Tooele Transcript Bulletin – News in Tooele, Utah

March 31, 2016
School gets $10K cleanup after mercury is released by students

The Tooele Transcript Bulletin has published Tooele County news since 1894. Here is a flashback of local front-page news from 25, 50, 75 and 100 years ago that occurred either during the fifth week of March or first week of April — depending on whether the year was a leap year.

April 2 and 4, 1991

Grantsville Middle School received a $10,000 hazardous waste material cleanup after an incident at Career Day spread mercury through the school. The student explained his grandfather was a gold miner and was selling plastic bags containing mercury to other students.
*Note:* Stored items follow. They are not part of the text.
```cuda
static int gemm_x2_dispatch(const void* d_A_hi, const void* d_A_lo, const void* d_W_hi, const void* d_W_lo, int M, int N, int K, int lda, int ldw,
                            GemmArgs g, void* stream, float* d_partials, size_t partial_bytes, int* splits_out) {
  if (splits_out) *splits_out = 1;
  const int rem = M % BM;
  if (M > BM && rem >= 1 && rem <= 32 && (g.epi == VLFM_EPI_BIAS_F32 || g.epi == VLFM_EPI_BIAS_GELU_F16X2)) {
    const int m0 = M - rem;
    GemmArgs g0 = g; g0.M = m0;
    int rc0 = gemm_x2_dispatch(d_A_hi, d_A_lo, d_W_hi, d_W_lo, m0, N, K, lda, ldw, g0, stream, nullptr, 0, nullptr);
    if (rc0) return rc0;
    GemmArgs g1 = g; g1.M = rem;
    const size_t esz = g.epi == VLFM_EPI_BIAS_F32 ? 4 : 2;
    g1.out = (uint8_t*)g.out + (size_t)m0 * g.ldo * esz;
    if (g.out_lo) g1.out_lo = (uint8_t*)g.out_lo + (size_t)m0 * g.ldo * 2;
    return gemm_x2_dispatch((const __half*)d_A_hi + (size_t)m0 * lda, (const __half*)d_A_lo + (size_t)m0 * lda, d_W_hi, d_W_lo, rem, N, K, lda, ldw, g1,
                            stream, nullptr, 0, nullptr);
  }
  CUtensorMap ta, tal;
  g.a_box_rows = M <= 32 ? 32 : (M <= 64 ? 64 : BM);
  int rc = make_map(&ta, d_A_hi, M, K, lda, g.a_box_rows);
  if (!rc) rc = make_map(&tal, d_A_lo, M, K, lda, g.a_box_rows);
  if (rc) return rc;
  const int mt = (M + BM - 1) / BM, num_k = (K + BK - 1) / BK;
  int bn = 32;
  if (mt >= 2 && N >= 4096) bn = 128;
  else if ((long)mt * ((N + 63) / 64) >= 96) bn = 64;
  const int tiles = mt * ((N + bn - 1) / bn);
  int sp = 1;
  if (g.epi == VLFM_EPI_BIAS_RESID_F32 && d_partials) {
    sp = sm_count() / tiles; if (sp > num_k / 3) sp = num_k / 3; if (sp > 8) sp = 8; if (sp < 1) sp = 1;
  }
  g.kb_per_split = (num_k + sp - 1) / sp;
  const int launched = (num_k + g.kb_per_split - 1) / g.kb_per_split;
  if (launched > 1) {
    if ((size_t)launched * (size_t)M * (size_t)N * 4 > partial_bytes) { g.kb_per_split = num_k; }
    else { g.epi = VLFM_EPI_PARTIAL_F32; g.out = d_partials; g.ldo = N; g.split_stride = (long long)M * N; if (splits_out) *splits_out = launched; }
  }
  cudaStream_t st = (cudaStream_t)stream;
  if (bn == 128) return launch_gemm_x2<128, 3>(ta, tal, d_W_hi, d_W_lo, ldw, g, st);
  if (bn == 64) return launch_gemm_x2<64, 4>(ta, tal, d_W_hi, d_W_lo, ldw, g, st);
  return launch_gemm_x2<32, 5>(ta, tal, d_W_hi, d_W_lo, ldw, g, st);
}

static int x2_args_ok(const char* who, const void* a, const void* al, const void* w, const void* wl, const void* out, int M, int N, int K, int lda, int ldw, int ldo) {
  if (!a || !al || !w || !wl || !out || M < 1 || N < 1 || K < 1) { set_error("%s: bad argument", who); return VLFM_E_INVALID; }
  if ((K & 7) || (lda & 7) || (ldw & 7) || (ldo & 7) || ((uintptr_t)a & 15) || ((uintptr_t)al & 15) || ((uintptr_t)w & 15) || ((uintptr_t)wl & 15) || ((uintptr_t)out & 15)) {
// ... 39 lines not shown
```

vlfm_b200/csrc/vit_ops.cu:

```cuda
#include <cuda_fp16.h>
#include <math.h>

#include "common.cuh"

namespace vlfm {

__device__ __forceinline__ uint8_t clip8(int v) {
  v >>= 22;
  return (uint8_t)(v < 0 ? 0 : (v > 255 ? 255 : v));
}

__global__ void resize_h_kernel(const uint8_t* __restrict__ in, uint8_t* __restrict__ mid, int H, int W, int OW,
                                const int* __restrict__ bounds, const int* __restrict__ kk, int ksize) {
  const int b = blockIdx.z, y = blockIdx.y;
  const int i = blockIdx.x * blockDim.x + threadIdx.x;
  if (i >= OW * 3) return;
  const int xo = i / 3, c = i - 3 * xo;
  const int x0 = bounds[2 * xo], n = bounds[2 * xo + 1];
  const uint8_t* row = in + ((size_t)b * H + y) * W * 3;
  int ss = 1 << 21;
  for (int t = 0; t < n; ++t) ss += (int)row[(x0 + t) * 3 + c] * kk[xo * ksize + t];
  mid[(((size_t)b * H + y) * OW + xo) * 3 + c] = clip8(ss);
}

// ... 433 lines not shown
    const float4 v = reinterpret_cast<const float4*>(src)[i];
    __half h[4], l[4];
    split_x2(v.x, h[0], l[0]); split_x2(v.y, h[1], l[1]); split_x2(v.z, h[2], l[2]); split_x2(v.w, h[3], l[3]);
    if (hi) reinterpret_cast<uint2*>(hi)[i] = *reinterpret_cast<uint2*>(h);
    reinterpret_cast<uint2*>(lo)[i] = *reinterpret_cast<uint2*>(l);
  }
}

constexpr int ATT32_NKMAX = 272;
constexpr int ATT32_KT = (ATT32_NKMAX + 31) / 32;
template <int HD>
__global__ void __launch_bounds__(256)
attention_f32_kernel(const float* __restrict__ q, const float* __restrict__ k, const float* __restrict__ v, __half* __restrict__ o_hi,
                     __half* __restrict__ o_lo, int ldq, int ldk, int ldv, int ldo, int Nq, int Nk, float scale) {
  extern __shared__ float sm32[];
  pdl_trigger();
  const int h = blockIdx.x, b = blockIdx.y, warp = threadIdx.x >> 5, lane = threadIdx.x & 31;
  constexpr int KP = HD + 1, HD4 = HD / 4, NC = HD / 32;
  float* sK = sm32;
  float* sV = sK + (((size_t)Nk * KP + 3) & ~(size_t)3);
  float* sQ = sV + (size_t)Nk * HD;
  float* sP = sQ + 8 * HD;
  pdl_wait();
  const int total = Nk * HD4;
#pragma unroll 4
  for (int i = threadIdx.x; i < total; i += 256) {
    const int j = i / HD4, c = (i - j * HD4) << 2;
    const float4 kv = __ldg(reinterpret_cast<const float4*>(k + (size_t)(b * Nk + j) * ldk + h * HD + c));
    const float4 vv = __ldg(reinterpret_cast<const float4*>(v + (size_t)(b * Nk + j) * ldv + h * HD + c));
    float* kd = sK + (size_t)j * KP + c;
    kd[0] = kv.x; kd[1] = kv.y; kd[2] = kv.z; kd[3] = kv.w;
    *reinterpret_cast<float4*>(sV + (size_t)j * HD + c) = vv;
  }
  __syncthreads();
  float* myq = sQ + warp * HD;
  float* myp = sP + (size_t)warp * Nk;
  const int kt = (Nk + 31) >> 5;
  for (int r = blockIdx.z * 8 + warp; r < Nq; r += gridDim.z * 8) {
    const float* qr = q + (size_t)(b * Nq + r) * ldq + h * HD;
#pragma unroll
    for (int c = 0; c < NC; ++c) myq[lane + 32 * c] = qr[lane + 32 * c];
    __syncwarp();
    float sc[ATT32_KT];
    const float* kr[ATT32_KT];
#pragma unroll
    for (int t = 0; t < ATT32_KT; ++t) { sc[t] = 0.f; kr[t] = sK + (size_t)min(lane + 32 * t, Nk - 1) * KP; }
#pragma unroll 4
    for (int d = 0; d < HD; ++d) {
      const float qd = myq[d];
#pragma unroll
      for (int t = 0; t < ATT32_KT; ++t) if (t < kt) sc[t] = fmaf(qd, kr[t][d], sc[t]);
    }
    float mx = -INFINITY;
#pragma unroll
    for (int t = 0; t < ATT32_KT; ++t) {
      sc[t] = (lane + 32 * t < Nk) ? sc[t] * scale : -INFINITY;
      mx = fmaxf(mx, sc[t]);
    }
#pragma unroll
    for (int o = 16; o; o >>= 1) mx = fmaxf(mx, __shfl_xor_sync(0xffffffffu, mx, o));
    float sum = 0.f;
#pragma unroll
    for (int t = 0; t < ATT32_KT; ++t) {
      const float e = (lane + 32 * t < Nk) ? expf(sc[t] - mx) : 0.f;
// ... 237 lines not shown
```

Health department officials said the short-term exposure should not have any long-term effects on students.

The local board of education also approved a study to determine the future of Central Elementary, which at the time was the oldest operating school in Tooele County.

March 29 and April 1, 1966

The Middle Canyon Irrigation Company drilled two successful wells near Left-Hand Fork of Middle Canyon after digging approximately 69 feet down.

Meanwhile, a statistical report of 1965 recently released by the Utah State Auditor’s Office showed Tooele County was the second-largest county in the state in land area and eighth largest in population, as well as the seventh-lowest in taxes levied per capita. The Tooele City Council also appointed Glenn C. Martin and Alice Harvey as city treasurer and recorder, respectively.

April 1 and 4, 1941

The Transcript Bulletin published an old photo of the Tooele Band on the front page. The photo was taken before the year 1900. Pictured band members included: Sol Isgreen, Nels Johnson, Sam Johnson, A.J. McCulstion, John Shields, Robert McLaws, George Shields, James Gollaher, Herbert Vowles, Arthur Vowles, James Kirk and Richard Henwood.

Tooele County was also featured in the recently published tour book “Utah, a Guide to the State,” which was compiled by the Writer’s Program of the Works’ Progress Administration.

March 31, 1916

The front page was covered in short stories, fables and words of advice. One paragraph read: “Springs are little things, but they are sources of large streams; a helm is a little thing, but it governs the course of a ship; a bridal bit is a little thing, but see its use and power; nails and pegs are little things, but they hold buildings together; a word, a look, a frown — all are little things, but powerful for good or for evil. Then just think of this, and mind the little things.”

This report was compiled by Jessica Henrie.